[Directions for this task]: Write out exactly the lines from the first line of the records below through the line that contains "hipStreamCaptureStatus cap = hipStreamCaptureStatusNone;", and stop there.

[Records from a data collection]

=====

struct StreamWs { hipStream_t st; float* p; size_t floats; };
constexpr size_t kInitialFloats = (size_t)24 << 20;
constexpr int MAX_STREAMS = 8;
StreamWs g_ws[MAX_STREAMS] = {};
int g_nws = 0;
StreamWs g_capture = {nullptr, nullptr, 0};
size_t g_max_floats = 0;
std::mutex g_mu;

bool is_capturing(hipStream_t st) {
    hipStreamCaptureStatus cap = hipStreamCaptureStatusNone;
    if (hipStreamIsCapturing(st, &cap) != hipSuccess) { (void)hipGetLastError(); return false; }
    return cap != hipStreamCaptureStatusNone;
}
// ... 48 lines not shown
    if (i >= count) return;
    const float* p = part + off + i;
    float acc = p[0];
    for (int k = 1; k < nparts; ++k) acc += p[(size_t)k * n];
    dst[i] += acc;
}
__global__ __launch_bounds__(256) void det_fold4_kernel(const float* __restrict__ part, size_t n, int nparts, size_t off, size_t count4,
                                                        float* __restrict__ dst) {
    const size_t i = (size_t)blockIdx.x * 256 + threadIdx.x;
    if (i >= count4) return;
    const float* p = part + off + i * 4;
    f32x4 acc = *reinterpret_cast<const f32x4*>(p);
    for (int k = 1; k < nparts; ++k) acc += *reinterpret_cast<const f32x4*>(p + (size_t)k * n);
    f32x4* d = reinterpret_cast<f32x4*>(dst + i * 4);
    *d = *d + acc;
}
constexpr int COOP_J = 8, COOP_E = 256 / COOP_J, COOP_CH = 32;
__global__ __launch_bounds__(256) void det_fold4_coop_kernel(const float* __restrict__ part, size_t n, int nparts, size_t off, size_t count4,
                                                             float* __restrict__ dst) {
    __shared__ f32x4 buf[2][COOP_CH][COOP_E];
    const int e = threadIdx.x % COOP_E, j = threadIdx.x / COOP_E;
    const size_t i = (size_t)blockIdx.x * COOP_E + e;
    const bool live = i < count4;
    const float* p = part + off + (live ? i : 0) * 4;
    const int chunks = (nparts + COOP_CH - 1) / COOP_CH;
    auto load = [&](int c) {
        f32x4 v[COOP_CH / COOP_J];
#pragma unroll
        for (int t = 0; t < COOP_CH / COOP_J; ++t) {
            const int k = c * COOP_CH + t * COOP_J + j;
            v[t] = (live && k < nparts) ? *reinterpret_cast<const f32x4*>(p + (size_t)k * n) : f32x4{0.f, 0.f, 0.f, 0.f};
        }
#pragma unroll
        for (int t = 0; t < COOP_CH / COOP_J; ++t) buf[c & 1][t * COOP_J + j][e] = v[t];
    };
    f32x4 acc = {0.f, 0.f, 0.f, 0.f};
    load(0);
    __syncthreads();
    for (int c = 0; c < chunks; ++c) {
        if (c + 1 < chunks) load(c + 1);
        if (j == 0) {
            const int cnt = min(COOP_CH, nparts - c * COOP_CH);
            int kk = 0;
            if (c == 0) { acc = buf[0][0][e]; kk = 1; }
            for (; kk < cnt; ++kk) acc += buf[c & 1][kk][e];
        }
        __syncthreads();
    }
    if (j == 0 && live) {
        f32x4* d = reinterpret_cast<f32x4*>(dst + i * 4);
        *d = *d + acc;
    }
}
constexpr int FOLD_J = 8, FOLD_E = 256 / FOLD_J;
__global__ __launch_bounds__(256) void det_fold4_wide_kernel(const float* __restrict__ part, size_t n, int nparts, size_t off, size_t count4,
                                                             float* __restrict__ dst) {
    __shared__ f32x4 red[FOLD_J][FOLD_E];
    const int e = threadIdx.x % FOLD_E, j = threadIdx.x / FOLD_E;
    const size_t i = (size_t)blockIdx.x * FOLD_E + e;
    f32x4 acc = {0.f, 0.f, 0.f, 0.f};
    if (i < count4) {
        const float* p = part + off + i * 4;
#pragma unroll 4
        for (int k = j; k < nparts; k += FOLD_J) acc += *reinterpret_cast<const f32x4*>(p + (size_t)k * n);
    }
    red[j][e] = acc;
    __syncthreads();
    if (j == 0 && i < count4) {
        f32x4 a = red[0][e];
#pragma unroll
        for (int jj = 1; jj < FOLD_J; ++jj) a += red[jj][e];
        f32x4* d = reinterpret_cast<f32x4*>(dst + i * 4);
        *d = *d + a;
    }
}

}
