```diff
@@ -84,6 +85,24 @@
                                    (void __attribute__((address_space(3)))*)lds_dst, 16, 0, 0);
 }
 
+constexpr int kMomentRows = 64;
+constexpr int kDppRowLane0 = 0x150;
+constexpr int kDppMirror = 0x140, kDppHalfMirror = 0x141;
+constexpr int kDppXor2 = 0x4E, kDppXor1 = 0xB1;
+
+template <int CTRL>
+__device__ __forceinline__ float dpp_get(float v) {
+  return __builtin_bit_cast(float, __builtin_amdgcn_update_dpp(0, __builtin_bit_cast(int, v), CTRL, 0xf, 0xf, true));
+}
+__device__ __forceinline__ float row_first(float v) {
+  return dpp_get<kDppRowLane0>(v);
+}
+template <int CTRL>
+__device__ __forceinline__ float dpp_halve(float a, float b, bool up) {
+  return (up ? b : a) + dpp_get<CTRL>(up ? a : b);
+}
+
+template <bool MOMENTS>
 __global__ __launch_bounds__(kThreads256, 1) void gemm_nt_256(const Big g) {
 #ifdef SG_GEMM256_STAMPS
   __shared__ __attribute__((aligned(1024))) uint8_t lds[2 * kBuf + 2 * 16 * 4 * 6 * 8];
@@ -198,6 +217,21 @@
   int pend_row0 = 0;
   auto store_quadrant = [&](int q) {
     const int i0 = q >= 2 ? 4 : 0, jp = (q == 1 || q == 2) ? 1 : 0;
+    [[maybe_unused]] f32x2 s1[2][2], s2[2][2], kk[2][2];
+    if constexpr (MOMENTS) {
+#pragma unroll
+      for (int jj = 0; jj < 2; ++jj)
+#pragma unroll
+        for (int h = 0; h < 2; ++h) {
+          const int j = 2 * jp + jj;
+          const float m0 = __builtin_amdgcn_fmed3f(acc[i0][j][2 * h], acc[i0 + 1][j][2 * h], acc[i0 + 2][j][2 * h]);
+          const float m1 = __builtin_amdgcn_fmed3f(acc[i0][j][2 * h + 1], acc[i0 + 1][j][2 * h + 1], acc[i0 + 2][j][2 * h + 1]);
+          const uint32_t w = __builtin_bit_cast(uint32_t, __builtin_convertvector(f32x2{m0, m1}, bf16x2));
+          kk[jj][h] = f32x2{row_first(__uint_as_float(w << 16)), row_first(__uint_as_float(w & 0xffff0000u))};
+          s1[jj][h] = f32x2{0.f, 0.f};
+          s2[jj][h] = f32x2{0.f, 0.f};
+        }
+    }
 #pragma unroll
     for (int ii = 0; ii < 4; ++ii) {
       const int i = i0 + ii;
@@ -211,14 +245,59 @@
         hi[jj] = __builtin_bit_cast(uint32_t, __builtin_convertvector(f32x2{acc[i][j][2], acc[i][j][3]}, bf16x2));
         acc[i][j] = bias_v[j];
       }
+      if constexpr (MOMENTS) {
+        const float on = row < g.M ? 1.f : 0.f;
+        const f32x2 on2 = {on, on};
+#pragma unroll
+        for (int jj = 0; jj < 2; ++jj)
+#pragma unroll
+          for (int h = 0; h < 2; ++h) {
+            const uint32_t w = h ? hi[jj] : lo[jj];
+            const f32x2 v = {__uint_as_float(w << 16), __uint_as_float(w & 0xffff0000u)};
+            const f32x2 d = (v - kk[jj][h]) * on2;
+            s1[jj][h] += d;
+            s2[jj][h] = __builtin_elementwise_fma(d, d, s2[jj][h]);
+          }
+      }
       const auto ra = __builtin_amdgcn_permlane16_swap(lo[0], lo[1], false, false);
       const auto rb = __builtin_amdgcn_permlane16_swap(hi[0], hi[1], false, false);
       if (row < g.M) SG_STORE16(cptr, (u32x4{ra[0], rb[0], ra[1], rb[1]}));
     }
+    if constexpr (MOMENTS) {
+      const bool b3 = fr & 8, b2 = fr & 4, b1 = fr & 2, odd = fr & 1;
+      float t1[4], t2[4], tk[4];
+#pragma unroll
+      for (int e = 0; e < 4; ++e) {
+        t1[e] = dpp_halve<kDppMirror>(s1[0][e >> 1][e & 1], s1[1][e >> 1][e & 1], b3);
+        t2[e] = dpp_halve<kDppMirror>(s2[0][e >> 1][e & 1], s2[1][e >> 1][e & 1], b3);
+        tk[e] = b3 ? kk[1][e >> 1][e & 1] : kk[0][e >> 1][e & 1];
+      }
+      float u1[2], u2[2], uk[2];
+#pragma unroll
+      for (int e = 0; e < 2; ++e) {
+        u1[e] = dpp_halve<kDppHalfMirror>(t1[e], t1[2 + e], b2);
+        u2[e] = dpp_halve<kDppHalfMirror>(t2[e], t2[2 + e], b2);
+        uk[e] = b2 ? tk[2 + e] : tk[e];
+      }
+      float w1 = dpp_halve<kDppXor2>(u1[0], u1[1], b1), w2 = dpp_halve<kDppXor2>(u2[0], u2[1], b1);
+      const float wk = b1 ? uk[1] : uk[0];
+      w1 += dpp_get<kDppXor1>(w1);
+      w2 += dpp_get<kDppXor1>(w2);
+      const int rec_row0 = pend_row0 + (q >= 2 ? 128 : 0) + wr * kMomentRows;
+      const int n = g.M - rec_row0 < kMomentRows ? g.M - rec_row0 : kMomentRows;
+      if (n > 0) {
+        const float nf = (float)n;
+        const float r = (odd ? fmaf(nf, w2, -(w1 * w1)) : w1) / nf;
+        const int col = col0 + jp * 128 + wc * 32 + (fr >> 3) * 16 + fq * 4 + ((fr >> 1) & 3);
+        g.moments[((int64_t)(rec_row0 / kMomentRows) * 2 + (odd ? 1 : 0)) * g.N + col] = odd ? fmaxf(r, 0.f) : wk + r;
+      }
+    }
   };
 #define SG_PHASE_WAIT(n0, n1)                 \
-  if (since == 0) SG_WAIT_VM(n0);             \
-  else SG_WAIT_VM(n1);
+  if (since == 0) {                           \
+    if constexpr (MOMENTS) SG_WAIT_VM(28);    \
+    else SG_WAIT_VM(n0);                      \
+  } else SG_WAIT_VM(n1);
 
   bf16x8 af[4][2], bf0[2][2], bf1[2][2];
   int ct_k = 0, ct_t = 0;
@@ -535,8 +614,10 @@
          256 * lda * 2 < (int64_t)1 << 31 && 256 * ldb * 2 < (int64_t)1 << 31;
 }
 
+int gemm_nt_256_moment_rows() { return kMomentRows; }
+
 int launch_gemm_nt_256(const void* A, int64_t lda, const void* B, int64_t ldb, const float* bias, void* C, int64_t ldc,
-                       int64_t M, int64_t N, int64_t K, hipStream_t stream) {
+                       int64_t M, int64_t N, int64_t K, float* moments, hipStream_t stream) {
   SG_REQUIRE(gemm_nt_256_supported(M, N, K, lda, ldb, ldc), "sg_gemm_nt (256-tile kernel): unsupported shape");
   SG_REQUIRE((((uintptr_t)A | (uintptr_t)B) & 15) == 0 && ((uintptr_t)C & 15) == 0, "sg_gemm_nt (256-tile kernel): misaligned operand");
   Big g;
@@ -544,6 +625,7 @@
   g.B = (const uint16_t*)B; g.ldb = ldb;
   g.bias = bias;
   g.C = (uint16_t*)C; g.ldc = ldc;
+  g.moments = moments;
   g.M = (int)M; g.N = (int)N; g.K = (int)K;
   g.n_col_tiles = (int)(N / 256);
   g.n_row_tiles = (int)((M + 255) / 256);
@@ -555,7 +637,8 @@
   const int need = (g.n_row_tiles + 7) / 8 * 8;
   streams = streams > need ? need : streams;
   g.streams = streams;
-  gemm_nt_256<<<streams * g.n_col_tiles, kThreads256, 0, stream>>>(g);
+  if (moments) gemm_nt_256<true><<<streams * g.n_col_tiles, kThreads256, 0, stream>>>(g);
+  else gemm_nt_256<false><<<streams * g.n_col_tiles, kThreads256, 0, stream>>>(g);
   SG_HIP_TRY(hipGetLastError());
   return SG_OK;
 }
diff --git a/semigcn_amd/csrc/sg_common.h b/semigcn_amd/csrc/sg_common.h
--- a/semigcn_amd/csrc/sg_common.h
+++ b/semigcn_amd/csrc/sg_common.h
@@ -232,9 +232,11 @@
                    int64_t M, int64_t N, int64_t K, int dtype, float* moments, hipStream_t stream, Planes pa = {}, Planes pc = {});
 
 bool gemm_nt_takes_big_tile(int64_t M, int64_t N, int64_t K, int64_t lda, int64_t ldb, int64_t ldc);
+int gemm_nt_moment_rows(int64_t M, int64_t N, int64_t K, int64_t lda, int64_t ldb, int64_t ldc);
 bool gemm_nt_256_supported(int64_t M, int64_t N, int64_t K, int64_t lda, int64_t ldb, int64_t ldc);
+int gemm_nt_256_moment_rows();
 int launch_gemm_nt_256(const void* A, int64_t lda, const void* B, int64_t ldb, const float* bias, void* C, int64_t ldc,
-                       int64_t M, int64_t N, int64_t K, hipStream_t stream);
+                       int64_t M, int64_t N, int64_t K, float* moments, hipStream_t stream);
 bool gemm_tn_256_supported(int64_t M, int64_t N, int64_t Kp, int64_t lda, int64_t ldb);
 int gemm_tn_256_slabs(int64_t M, int64_t N, int64_t Kp);
 int launch_gemm_tn_256(const void* A, int64_t lda, const void* B, int64_t ldb, int64_t M, int64_t N, int64_t Kp,
diff --git a/semigcn_amd/functional.py b/semigcn_amd/functional.py
--- a/semigcn_amd/functional.py
+++ b/semigcn_amd/functional.py
@@ -316,9 +316,10 @@
     ldc = b.shape[0] if out is None else out.stride(0)
     if _mfma_ok(a, b, ldc) and (out is None or (out.stride(1) == 1 and out.data_ptr() % 16 == 0)):
         bias32 = None if bias is None else (bias if bias.dtype == torch.float32 else bias.float()).contiguous()
-        if moments is not None and not _mfma_big(a, b, ldc):
+        if moments is not None:
             res, mom = capi.gemm_nt(a, b, bias32, out=out, moments=True)
-            moments["tiles"], moments["rows"] = mom, capi.gemm_tile_rows(b.shape[0])
+            moments["tiles"] = mom
+            moments["rows"] = capi.gemm_nt_moment_rows(a.shape[0], b.shape[0], a.shape[1], a.stride(0), b.stride(0), ldc)
             return res
         return capi.gemm_nt(a, b, bias32, out=out)
     if _thin_ok(a, b.shape[0], a.shape[1], out):
```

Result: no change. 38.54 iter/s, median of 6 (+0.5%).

=====

[Result for this task]:
struct StreamWs { hipStream_t st; float* p; size_t floats; };
constexpr size_t kInitialFloats = (size_t)24 << 20;
constexpr int MAX_STREAMS = 8;
StreamWs g_ws[MAX_STREAMS] = {};
int g_nws = 0;
StreamWs g_capture = {nullptr, nullptr, 0};
size_t g_max_floats = 0;
std::mutex g_mu;

bool is_capturing(hipStream_t st) {
    hipStreamCaptureStatus cap = hipStreamCaptureStatusNone;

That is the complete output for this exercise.